Run-time Management for Multi-core platfroms.
Iraklis Anagnostopoulos

Abstract: Future integrated systems will contain billion of transistors, composing tens to hundreds of IP cores. Modern embedded platforms take advantage of this manufacturing technology advancement and are moving from Multi-Processor Systems-on-Chip (MPSoC) towards Many-Core architectures employing high numbers of processing cores. Resource management is a key technology for the successful use of such computing platforms. The run-time resource management paradigm has become prominent recently because it can deal with the run-time dynamics of applications and platforms.
In this presentation I will show my latest research work on run-time management focusing on run-time mapping and DVFS techniques applied at run-time.
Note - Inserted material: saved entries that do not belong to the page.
template <typename T, bool BWD, bool PCDW>
__device__ __forceinline__ void fuse_body(const FuseArgs& a, T* __restrict__ out, const T* __restrict__ dout,
                                          T* __restrict__ ds, float* dwn, unsigned char* __restrict__ pool_argmax,
                                          float* dwn_parts) {
  const int nvec = a.c / 8;
  const int64_t total = (int64_t)a.n * a.oh * a.ow * nvec;
  const bool per_ch = a.wc > 1;
  extern __shared__ float redc[];
  float wn[3] = {0.f, 0.f, 0.f};
  if (!BWD && !per_ch && a.wn_out) {
    float w[3] = {0.f, 0.f, 0.f};
    if (a.method != 1)
      for (int i = 0; i < a.nin; ++i) w[i] = a.wraw[i][0];
    normalise_weights(w, a.nin, a.method, wn);
    if (blockIdx.x == 0 && threadIdx.x < a.nin) a.wn_out[threadIdx.x] = wn[threadIdx.x];
  } else if (!per_ch) {
    for (int i = 0; i < a.nin; ++i) wn[i] = a.wn[i];
  }
  float dw_acc[3] = {0.f, 0.f, 0.f};
  float dwc[PCDW ? 3 : 1][8];
  uint32_t q0 = blockIdx.x * blockDim.x + threadIdx.x, qstride = gridDim.x * blockDim.x;
  const int slices = PCDW ? THREADS / nvec : 1;
  if (PCDW) {
#pragma unroll
    for (int i = 0; i < 3; ++i)
#pragma unroll
      for (int e = 0; e < 8; ++e) dwc[PCDW ? i : 0][e] = 0.f;
    const int chunk = threadIdx.x % nvec, slice = threadIdx.x / nvec;
    q0 = slice < slices ? (uint32_t)((blockIdx.x * slices + slice) * nvec + chunk) : (uint32_t)total;
    qstride = (uint32_t)(gridDim.x * slices * nvec);
  }
  const uint32_t total32 = (uint32_t)total, unvec = (uint32_t)nvec, uow = (uint32_t)a.ow, uoh = (uint32_t)a.oh;
  for (uint32_t q = q0; q < total32; q += qstride) {
    uint32_t pix = q / unvec;
    const int c0 = (int)(q - pix * unvec) * 8;
    const uint32_t prow = pix / uow;
    const int ox = (int)(pix - prow * uow);
    const int n = (int)(prow / uoh);
    const int oy = (int)(prow - (uint32_t)n * uoh);
    float s[8], xi[3][8];
#pragma unroll
    for (int e = 0; e < 8; ++e) s[e] = 0.f;
    const size_t opix = (size_t)(n * a.oh + oy) * a.ow + ox;
    int plane = 0;
    for (int i = 0; i < a.nin; ++i) {
      ViewCoef k;
      view_load_coef(a.in[i], c0, k);
      uint32_t am[2];
      if (BWD && pool_argmax && a.mode[i] == EDET_RS_POOL) {
        sample_input<T, true>(a, i, k, n, oy, ox, c0, xi[i], am);
        *reinterpret_cast<uint2*>(pool_argmax + ((size_t)plane * a.n * a.oh * a.ow + opix) * a.c + c0) =
            make_uint2(am[0], am[1]);
        ++plane;
      } else {
        sample_input<T, false>(a, i, k, n, oy, ox, c0, xi[i], am);
      }
      if (per_ch) {
        float wv[8];
        loadf8(a.wn + (size_t)i * a.wc + c0, wv);
#pragma unroll
        for (int e = 0; e < 8; ++e) s[e] = fmaf(wv[e], xi[i][e], s[e]);
      } else {
#pragma unroll
        for (int e = 0; e < 8; ++e) s[e] = fmaf(wn[i], xi[i][e], s[e]);
      }
    }
    const size_t off = opix * a.ldo + c0;
    if (!BWD) {
      if (a.act == EDET_ACT_SWISH) {
#pragma unroll
        for (int e = 0; e < 8; ++e) s[e] = swishf_(s[e]);
      } else if (a.act > EDET_ACT_SWISH) {
#pragma unroll
        for (int e = 0; e < 8; ++e) s[e] = act_other_(a.act, s[e]);
      }
      store8<T>(out + off, s);
    } else {
      float d[8];
      load8<T>(dout + off, d);
      if (a.act == EDET_ACT_SWISH) {
#pragma unroll
        for (int e = 0; e < 8; ++e) d[e] *= swish_gradf_(s[e]);
      } else if (a.act > EDET_ACT_SWISH) {
#pragma unroll
        for (int e = 0; e < 8; ++e) d[e] *= act_other_grad_(a.act, s[e]);
      }
      if (a.write_ds) store8<T>(ds + off, d);
      for (int i = 0; i < a.nin; ++i) {
        if (a.gin[i]) {
          float g[8];
#pragma unroll
          for (int e = 0; e < 8; ++e) g[e] = to_f<T>(from_f<T>(d[e]));
          if (per_ch) {
            float wv[8];
            loadf8(a.wn + (size_t)i * a.wc + c0, wv);
#pragma unroll
            for (int e = 0; e < 8; ++e) g[e] *= wv[e];
          } else {
#pragma unroll
            for (int e = 0; e < 8; ++e) g[e] *= wn[i];
          }
          T* gp = reinterpret_cast<T*>(a.gin[i]) + opix * a.in[i].ld + c0;
          if (a.gbeta[i]) {
            float old[8];
            load8<T>(gp, old);
#pragma unroll
            for (int e = 0; e < 8; ++e) g[e] += old[e];
          }
          store8<T>(gp, g);
        }
      }
      for (int i = 0; i < a.nin; ++i) {
        if (per_ch) {
          if (PCDW) {
#pragma unroll
// ... 13 lines not shown
#pragma unroll
        for (int e = 0; e < 8; ++e) redc[((size_t)slice * a.nin + i) * a.c + chunk * 8 + e] = dwc[PCDW ? i : 0][e];
    }
    __syncthreads();
    for (int i = threadIdx.x; i < a.nin * a.c; i += THREADS) {
      float t = 0.f;
      for (int sl = 0; sl < slices; ++sl) t += redc[(size_t)sl * a.nin * a.c + i];
      if (dwn_parts) dwn_parts[(size_t)blockIdx.x * a.nin * a.c + i] = t;
      else dwn[i] += t;
    }
  } else if (BWD && dwn && !per_ch) {
    __shared__ float red[THREADS / 64][4];
    for (int i = 0; i < a.nin; ++i) {
      float v = dw_acc[i];
#pragma unroll
      for (int off = 32; off > 0; off >>= 1) v += __shfl_down(v, off, 64);
      if ((threadIdx.x & 63) == 0) red[threadIdx.x >> 6][i] = v;
    }
    __syncthreads();
    if (threadIdx.x < 3) {
      float t = 0.f;
      if (threadIdx.x < a.nin)
        for (int w = 0; w < THREADS / 64; ++w) t += red[w][threadIdx.x];
      if (dwn_parts) dwn_parts[(size_t)blockIdx.x * 4 + threadIdx.x] = t;
      else if (threadIdx.x < a.nin) dwn[threadIdx.x] += t;
    }
  }
}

Last but not least, I will try to set anchors with previous presentations provided by other members of the lab.

8/12/2011, 14.00

Τrading Fault-Masking with Performance Overhead for Reconfigurable Architectures
Kostas Siozios

Abstract: For many decades, computer architects have pursued one primary goal: performance. The even-faster transistors provided by Moore’s law were translated into remarkable gains in operation frequency and power consumption. However, the device-level size and architecture complexity impose several new challenges, including a decrease in dependability level due to physical failures. This makes crucial the usage of fault tolerance during system level design, not only for safety critical systems, but almost for the majority of architectures. Existing solutions to this problem are not sufficient since they are characterized as expensive in terms of delay, power consumption and silicon area. This presentation introduces a software-supported methodology based on game theory for selectively protecting only
resources with increased probability of failure due to aging phenomena. Experimental results prove the efficiency of applying such a focused fault tolerant, as it achieves comparable fault masking to relevant solutions, but with significant lower mitigation cost.

22/11/2011, 14.00

«Λογοδοσία μιας ζωής … παρελθόν, παρόν και προοπτικές»

Ass. Prof.

Dimitrios Soudris 

Abstract: Σκοπός της ομιλίας είναι να παρουσιαστεί μια γενική εικόνα της δουλειάς που έχει πραγματοποιηθεί

παλαιότερα αλλά και πρόσφατα, τις τρέχουσες εργασίες, καθώς επίσης ποιες προοπτικές, δυνατότητες και ρεαλιστικές

ελπίδες έχουμε για να προχωρήσουμε στα επόμενα βήματα.

8/11/2011, 14.00

Thermal optimization for micro-architectures through selective block replication
Dionisis Diamantopoulos

Abstract: Increased power densities result to higher on-chip temperatures, which in turn creates numerous problems tightly firmed to reliability issues. This problem is expected to become even more severe for deep-submicron technologies. In this paper, we propose a thermal-aware exploration framework at the micro-architecture level for temperature hotspots elimination through selective resource replication. Experimental results based on the LEON3 processor synthesized with a 45 nm technology library, shown that the proposed methodology leads to designs with fewer hotspots, while the maximal temperatures at these hotspots are also reduced. Specifically, temperature reduction of 17 Kelvin degrees is feasible, which leads to improvement against aging phenomena about 14%, with a controllable overhead in silicon area about 15%, as compared to conventional architecture design.

4/11/2011, 14.00

Mapping reliability mitigation techniques on the Intel Single-chip Cloud Computer

Dimitris Rodopoulos

Abstract: This presentation will be divided in two sections. The first outlines the Single-chip Cloud Computer platform of Intel and is meant to be a short tutorial of its architecture, capabilities and features for the audience. The second (and shorter) part of the presentation will illustrate how a technique for mitigating soft errors in the memory organization of real-time embedded systems is currently being mapped on this platform to demonstrate its usefulness in a high performance computing context.

18/10/2011, 14.00

Market-Based Resource Management
Alex Bartzas

Abstract: The transition to many-core systems and the run-time dynamics introduced by application dynamism and hardware reliability degradation significantly complicate run-time resource management. Existing techniques are focused on minimizing application deadline misses while loosely optimizing some hardware objective functions such as power consumption and hot-spots. In this presentation we propose a method for distributing resource management and allowing hardware resources to manage themselves, thus to extend their lifetime/availability. Resources are treated as independent agents that can evaluate their own condition at run-time and translate their processing capabilities into a single number. Jobs, on the other hand, are assigned a single number that represents their urgency to be executed. Run-time resource management then degenerates into matching the supply of and demand for processing power in a manner similar to a marketplace.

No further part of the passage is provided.